TASK INSTRUCTIONS:
Number of lines below with the word "need": give it and nothing more.

Stored items:

__global__ void __launch_bounds__(PI_THREADS, 1)
prep_i8_pair_kernel(const __grid_constant__ CUtensorMap tmapL, const __grid_constant__ CUtensorMap tmapR, const PrepParams p) {
    extern __shared__ uint8_t smem_raw[];
    uint8_t* smem = reinterpret_cast<uint8_t*>((reinterpret_cast<uintptr_t>(smem_raw) + 1023) & ~(uintptr_t)1023);
    uint64_t* bars = reinterpret_cast<uint64_t*>(smem + PP_STAGES * PP_STAGE_BYTES);
    uint64_t* full = bars;
    uint64_t* empty = bars + PP_STAGES;
    uint64_t* tmem_full = bars + 2 * PP_STAGES;
    uint64_t* tmem_empty = tmem_full + 2;
    uint32_t* tmem_slot = reinterpret_cast<uint32_t*>(tmem_empty + 2);

    const int warp = threadIdx.x >> 5, lane = threadIdx.x & 31;
    const uint32_t rank = ptx::cluster_ctarank();
    const int cid = (int)ptx::cluster_id_x();
    const int ncl = (int)gridDim.x / 2;
    if (warp == 0 && lane == 0) {
        ptx::prefetch_tmap(&tmapL);
        ptx::prefetch_tmap(&tmapR);
        for (int s = 0; s < PP_STAGES; s++) {
            ptx::mbar_init(&full[s], 1);
            ptx::mbar_init(&empty[s], 1);
        }
        for (int a = 0; a < 2; a++) {
            ptx::mbar_init(&tmem_full[a], 1);
            ptx::mbar_init(&tmem_empty[a], 8);
        }
        ptx::fence_mbar_init();
    }
    if (warp == 1) ptx::tmem_alloc_pair<PI_TMEM_COLS>(tmem_slot);
    ptx::tc_fence_before();
    ptx::cluster_sync();
    ptx::tc_fence_after();
    const uint32_t tmem_base = *tmem_slot;

// ... 88 lines not shown
                if (++acc == 2) { acc = 0; acc_phase ^= 1; }
            }
        }
    } else {
        const int q = warp & 3;
        int acc = 0;
        uint32_t acc_phase = 0;
        for (int u = 0; u < nun; u++) {
            const int gi = u / p.nchunks, c = u - gi * p.nchunks;
            const int tile = gi * ncl + cid;
            if (tile >= p.ntiles) break;
            const int2 t = p.tiles[tile];
            const bool first = c == 0, last = c == p.nchunks - 1;
            const double w = p.cw[c];
            const int64_t row0 = (int64_t)t.x * PP_BM + (int64_t)rank * PI_BM + q * 32;
            const int64_t row = row0 + lane;
            const double srow = (last && row < p.M) ? p.sL[row] * 281474976710656.0  : 0.0;
            ptx::mbar_wait(&tmem_full[acc], acc_phase);
            ptx::tc_fence_after();
#pragma unroll 1
            for (int cc = 0; cc < PI_BN / 32; cc++) {
                const int64_t col0 = (int64_t)t.y * PI_BN + cc * 32;
                if (col0 >= p.N) continue;
                if (p.upper_only && col0 + 31 + p.diag_shift < row0) continue;
                uint32_t v[32];
                ptx::tmem_ld_32x32(tmem_base + ((uint32_t)(q * 32) << 16) + (uint32_t)(acc * PI_BN + cc * 32), v);
                double* o = p.out + row + col0 * p.ld;
                const bool live = row < p.M;
                double run[32];
#pragma unroll
                for (int j = 0; j < 32; j++) run[j] = (live && !first && col0 + j < p.N) ? o[(int64_t)j * p.ld] : 0.0;
                ptx::tmem_ld_wait();
                if (live) {
#pragma unroll
                    for (int j = 0; j < 32; j++) {
                        if (col0 + j < p.N) {
                            double x = w * (double)(int)v[j];
                            if (!first) x += run[j];
                            if (last) x *= srow * __ldg(p.sR + col0 + j);
                            o[(int64_t)j * p.ld] = x;
                        }
                    }
                }
            }
            ptx::tc_fence_before();
            __syncwarp();
            if (lane == 0) ptx::mbar_arrive_cluster(ptx::mapa(ptx::smem_u32(&tmem_empty[acc]), 0));
            if (++acc == 2) { acc = 0; acc_phase ^= 1; }
        }
    }

    ptx::tc_fence_before();
    ptx::cluster_sync();
    if (warp == 1) {
        ptx::tc_fence_after();
        ptx::tmem_dealloc_pair<PI_TMEM_COLS>(tmem_base);
    }
}

__global__ void __launch_bounds__(256) pi_colscale_kernel(const double* __restrict__ A, int64_t rows, int64_t ld,
                                                          int32_t* __restrict__ expo, double* __restrict__ scale,
                                                          const double* __restrict__ rowscale) {
    const int64_t c = blockIdx.x;
    unsigned long long m = 0;
    for (int64_t i = threadIdx.x; i < rows; i += 256) {
        const double x = rowscale ? A[i + c * ld] * rowscale[i] : A[i + c * ld];
        const unsigned long long b = (unsigned long long)__double_as_longlong(x) & 0x7FFFFFFFFFFFFFFFull;
        m = b > m ? b : m;
    }
    __shared__ unsigned long long sh[8];
#pragma unroll
    for (int o = 16; o > 0; o >>= 1) {
        const unsigned long long other = __shfl_xor_sync(0xffffffffu, m, o);
        m = other > m ? other : m;
    }
    if ((threadIdx.x & 31) == 0) sh[threadIdx.x >> 5] = m;
    __syncthreads();
    if (threadIdx.x == 0) {
        for (int w = 1; w < 8; w++) m = sh[w] > m ? sh[w] : m;
        const double amax = __longlong_as_double((long long)m);
        int e = 0;
        double s = 0.0;
        if (m >= 0x7FF0000000000000ull) {
            s = __longlong_as_double(0x7FF8000000000000LL);
        } else if (amax > 0.0) {
            if (frexp(amax, &e) >= 0.9921875) e++;
            s = ldexp(1.0, e - 55);
        }
        expo[c] = e;
        scale[c] = s;
    }
}
__global__ void __launch_bounds__(256) pi_slice_kernel(const double* __restrict__ A, int64_t rows, int64_t ld,
                                                       const int32_t* __restrict__ expo, int8_t* __restrict__ Q, int64_t Kp,
                                                       int64_t slice_stride, const double* __restrict__ rowscale) {
    const int64_t c = blockIdx.y;
    const int64_t i0 = ((int64_t)blockIdx.x * 256 + threadIdx.x) * 4;
    if (i0 >= Kp) return;
    uint32_t out[PI_SLICES];
#pragma unroll
    for (int s = 0; s < PI_SLICES; s++) out[s] = 0;
    const int e = expo[c];
#pragma unroll
    for (int d = 0; d < 4; d++) {
        const int64_t i = i0 + d;
        if (i < rows) {
            const double xs = ldexp(rowscale ? A[i + c * ld] * rowscale[i] : A[i + c * ld], 55 - e);
            long long X = fabs(xs) < 3.6e16 ? __double2ll_rn(xs) : 0;
#pragma unroll
            for (int s = PI_SLICES - 1; s > 0; s--) {
                const int q = (int)(int8_t)(X & 0xFF);
                out[s] |= ((uint32_t)q & 0xFFu) << (8 * d);
                X = (X - q) >> 8;
            }
            out[0] |= ((uint32_t)(int)X & 0xFFu) << (8 * d);
        }
    }
    int8_t* base = Q + c * Kp + i0;
#pragma unroll
    for (int s = 0; s < PI_SLICES; s++) *reinterpret_cast<uint32_t*>(base + (int64_t)s * slice_stride) = out[s];
}

typedef CUresult (*PFN_encodeTiled)(CUtensorMap*, CUtensorMapDataType, cuuint32_t, void*, const cuuint64_t*,
                                    const cuuint64_t*, const cuuint32_t*, const cuuint32_t*, CUtensorMapInterleave,
                                    CUtensorMapSwizzle, CUtensorMapL2promotion, CUtensorMapFloatOOBfill);
static PFN_encodeTiled pi_encode_fn() {
    static PFN_encodeTiled fn = nullptr;
    if (!fn) {
        void* f = nullptr;
        cudaDriverEntryPointQueryResult qres;
        if (cudaGetDriverEntryPoint("cuTensorMapEncodeTiled", &f, cudaEnableDefault, &qres) == cudaSuccess &&
            qres == cudaDriverEntryPointSuccess)
            fn = reinterpret_cast<PFN_encodeTiled>(f);
    }
    return fn;
}
static int pi_make_map(CUtensorMap* m, const void* base, int64_t Kp, int64_t rows) {
    PFN_encodeTiled enc = pi_encode_fn();
    if (!enc) return set_error(EG_ERR_CUDA, "cuTensorMapEncodeTiled is not available");
    const cuuint64_t gdim[3] = {(cuuint64_t)Kp, (cuuint64_t)rows, (cuuint64_t)PI_SLICES};
    const cuuint64_t gstride[2] = {(cuuint64_t)Kp, (cuuint64_t)(Kp * rows)};
    const cuuint32_t box[3] = {128, 128, 1};
    const cuuint32_t estr[3] = {1, 1, 1};
    CUresult r = enc(m, CU_TENSOR_MAP_DATA_TYPE_UINT8, 3, const_cast<void*>(base), gdim, gstride, box, estr,
                     CU_TENSOR_MAP_INTERLEAVE_NONE, CU_TENSOR_MAP_SWIZZLE_128B, CU_TENSOR_MAP_L2_PROMOTION_L2_256B,
                     CU_TENSOR_MAP_FLOAT_OOB_FILL_NONE);
    if (r != CUDA_SUCCESS) return set_error(EG_ERR_CUDA, "cuTensorMapEncodeTiled failed (%d)", (int)r);
    return EG_OK;
}

static bool prep_i8_pair() {
    const char* e = getenv("EAGLE_PREP_PAIR");
    return e && e[0] == '1';
}

struct PrepWorkspace {
    int device = -1;
    int8_t* qS = nullptr;  size_t qS_cap = 0;
    int8_t* qV = nullptr;  size_t qV_cap = 0;
    int8_t* qX = nullptr;  size_t qX_cap = 0;
    double* sc = nullptr;  size_t sc_cap = 0;
    int32_t* ex = nullptr; size_t ex_cap = 0;
    int2* tiles = nullptr; size_t tiles_cap = 0;
    uint32_t* phase = nullptr; size_t phase_cap = 0;
};
static thread_local PrepWorkspace g_pi;

static thread_local cudaEvent_t g_pi_ev[4] = {nullptr, nullptr, nullptr, nullptr};
static thread_local double g_pi_ops = 0.0;
static thread_local int g_pi_marks = 0;
void prep_kernel_times(double* ms, double* ops) {
    *ms = 0.0;
    *ops = g_pi_ops;
    for (int i = 0; i + 1 < g_pi_marks; i += 2) {
        float f = 0.f;
        if (cudaEventSynchronize(g_pi_ev[i + 1]) == cudaSuccess && cudaEventElapsedTime(&f, g_pi_ev[i], g_pi_ev[i + 1]) == cudaSuccess)
            *ms += f;
    }
}

void prep_i8_release() {
    cudaFree(g_pi.qS); cudaFree(g_pi.qV); cudaFree(g_pi.qX); cudaFree(g_pi.sc); cudaFree(g_pi.ex); cudaFree(g_pi.tiles); cudaFree(g_pi.phase);
    g_pi = PrepWorkspace();
}
template <class T>
static bool pi_grow(T** ptr, size_t* cap, size_t need) {
    if (need <= *cap && *ptr) return true;
    if (*ptr) cudaFree(*ptr);
    *ptr = nullptr;
    *cap = 0;
    if (malloc_retry((void**)ptr, need * sizeof(T)) != cudaSuccess) {
        cudaGetLastError();
        return false;
    }
    *cap = need;
    return true;
}

static int pi_slice(const double* d_A, int64_t rows, int64_t ld, int64_t ncols, int8_t* Q, int64_t Kp, int32_t* expo,
                    double* scale, cudaStream_t st, const double* d_rowscale = nullptr) {
    pi_colscale_kernel<<<(unsigned)ncols, 256, 0, st>>>(d_A, rows, ld, expo, scale, d_rowscale);
    EG_TRY(check_launch("pi_colscale_kernel"));
    pi_slice_kernel<<<dim3((unsigned)((Kp / 4 + 255) / 256), (unsigned)ncols), 256, 0, st>>>(d_A, rows, ld, expo, Q, Kp,
                                                                                          Kp * ncols, d_rowscale);
    return check_launch("pi_slice_kernel");
}

static int pi_product(const int8_t* qL, int64_t lrows, const double* sL, int64_t lrow0, int64_t M, const int8_t* qR,
                      int64_t rrows, const double* sR, int64_t rrow0, int64_t N, int64_t n, int64_t Kp, double* out,
                      int64_t ld, bool upper_only, int64_t diag_shift, cudaStream_t st) {
    const bool pair = prep_i8_pair();
    const int BMt = pair ? PP_BM : PI_BM;
    const int TM = (int)((M + BMt - 1) / BMt), TN = (int)((N + PI_BN - 1) / PI_BN);
    std::vector<int2> h;
    int srows = PI_SROWS;
    if (const char* e = getenv("EAGLE_PREP_SROWS")) srows = atoi(e) > 0 ? atoi(e) : srows;
    if (pair) srows = (srows + 1) / 2;
    for (int sr = 0; sr < TM; sr += srows)
        for (int tj = 0; tj < TN; tj++)
            for (int ti = sr; ti < TM && ti < sr + srows; ti++) {
                if (upper_only && (int64_t)(tj + 1) * PI_BN - 1 + diag_shift < (int64_t)ti * BMt) continue;
                h.push_back(make_int2(ti, tj));
            }
    if (h.empty()) return EG_OK;
    if (!pi_grow(&g_pi.tiles, &g_pi.tiles_cap, h.size())) return set_error(EG_ERR_ALLOC, "prep_i8: tile table");
    EG_CUDA(cudaMemcpyAsync(g_pi.tiles, h.data(), h.size() * sizeof(int2), cudaMemcpyHostToDevice, st));
    EG_CUDA(cudaStreamSynchronize(st));

    PrepParams p;
    p.M = M; p.N = N; p.ld = ld; p.out = out;
    p.sL = sL + lrow0; p.sR = sR + rrow0;
    p.lrow0 = (int32_t)lrow0; p.rrow0 = (int32_t)rrow0;
    p.KB = (int32_t)(Kp / PI_BK);
    p.diag_shift = diag_shift;
    p.upper_only = upper_only ? 1 : 0;
    p.tiles = g_pi.tiles;
    p.ntiles = (int32_t)h.size();
    const int64_t tmax64 = (((int64_t)1 << 31) - 1) / (n * 16384);
    const int tmax = (int)(tmax64 > PI_LEVELS ? PI_LEVELS : tmax64);
    if (tmax < 1) return set_error(EG_ERR_ARG, "prep_i8: n = %lld too large for int32 accumulation", (long long)n);
    int nt = 0, nc = 0;
    for (int d = PI_LEVELS - 1; d >= 0; d--) {
        for (int p0 = 0; p0 <= d; p0 += tmax) {
            p.cbeg[nc] = (uint8_t)nt;
            double w = 1.0;
            for (int e = 0; e < PI_LEVELS - 1 - d; e++) w *= 256.0;
            p.cw[nc] = w;
            for (int pp = p0; pp <= d && pp < p0 + tmax; pp++) {
                p.tp[nt] = (uint8_t)pp;
                p.tq[nt] = (uint8_t)(d - pp);
                nt++;
            }
            nc++;
        }
    }
    p.cbeg[nc] = (uint8_t)nt;
    p.nchunks = nc;
    const int sms = num_sms();
    const int workers_max = pair ? sms / 2 : sms;
    const int workers = p.ntiles < workers_max ? p.ntiles : workers_max;
    const int grid = pair ? 2 * workers : workers;
    p.ngroups = (p.ntiles + workers - 1) / workers;

    CUtensorMap tL, tR;
    EG_TRY(pi_make_map(&tL, qL, Kp, lrows));
    EG_TRY(pi_make_map(&tR, qR, Kp, rrows));
    if (pair) EG_CUDA(cudaFuncSetAttribute(prep_i8_pair_kernel, cudaFuncAttributeMaxDynamicSharedMemorySize, PP_SMEM_BYTES));
    else EG_CUDA(cudaFuncSetAttribute(prep_i8_kernel, cudaFuncAttributeMaxDynamicSharedMemorySize, PI_SMEM_BYTES));
    p.phase_len = PI_PHASE;
    p.lag = PI_LAG;
    if (const char* e = getenv("EAGLE_PREP_PHASE")) p.phase_len = atoi(e) > 0 ? atoi(e) : p.phase_len;
    if (const char* e = getenv("EAGLE_PREP_LAG")) p.lag = atoi(e) > 0 && atoi(e) <= 8 ? atoi(e) : p.lag;
    p.phases_per_tile = (nt * p.KB + p.phase_len - 1) / p.phase_len;
    const size_t nctr = (size_t)p.ngroups * p.phases_per_tile;
    const char* env_fc = getenv("EAGLE_PREP_FLOWCTL");
    const bool flow = !(env_fc && env_fc[0] == '0') && workers > 1;
    p.phase_ctr = nullptr;
    if (flow) {
        if (!pi_grow(&g_pi.phase, &g_pi.phase_cap, nctr)) return set_error(EG_ERR_ALLOC, "prep_i8: flow-control counters");
        EG_CUDA(cudaMemsetAsync(g_pi.phase, 0, nctr * sizeof(uint32_t), st));
        p.phase_ctr = g_pi.phase;
    }
    cudaLaunchConfig_t cfg = {};
    cfg.gridDim = dim3((unsigned)grid);
    cfg.blockDim = dim3(PI_THREADS);
    cfg.dynamicSmemBytes = pair ? PP_SMEM_BYTES : PI_SMEM_BYTES;
    cfg.stream = st;
    cudaLaunchAttribute attr[2];
    attr[0].id = cudaLaunchAttributeCooperative;
    attr[0].val.cooperative = flow ? 1 : 0;
    attr[1].id = cudaLaunchAttributeClusterDimension;
    attr[1].val.clusterDim.x = 2;
    attr[1].val.clusterDim.y = 1;
    attr[1].val.clusterDim.z = 1;
    cfg.attrs = attr;
    cfg.numAttrs = pair ? 2 : 1;
    if (!g_pi_ev[0])
        for (int i = 0; i < 4; i++) cudaEventCreate(&g_pi_ev[i]);
    if (g_pi_marks <= 2) {
        cudaEventRecord(g_pi_ev[g_pi_marks], st);
        g_pi_ops += (double)p.ntiles * nt * p.KB * 2.0 * BMt * PI_BN * PI_BK;
    }
    if (pair) EG_CUDA(cudaLaunchKernelEx(&cfg, prep_i8_pair_kernel, tL, tR, p));
    else EG_CUDA(cudaLaunchKernelEx(&cfg, prep_i8_kernel, tL, tR, p));
    if (g_pi_marks <= 2) {
        cudaEventRecord(g_pi_ev[g_pi_marks + 1], st);
        g_pi_marks += 2;
    }
    return check_launch("prep_i8_kernel");
}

WRITTEN ANSWER:
4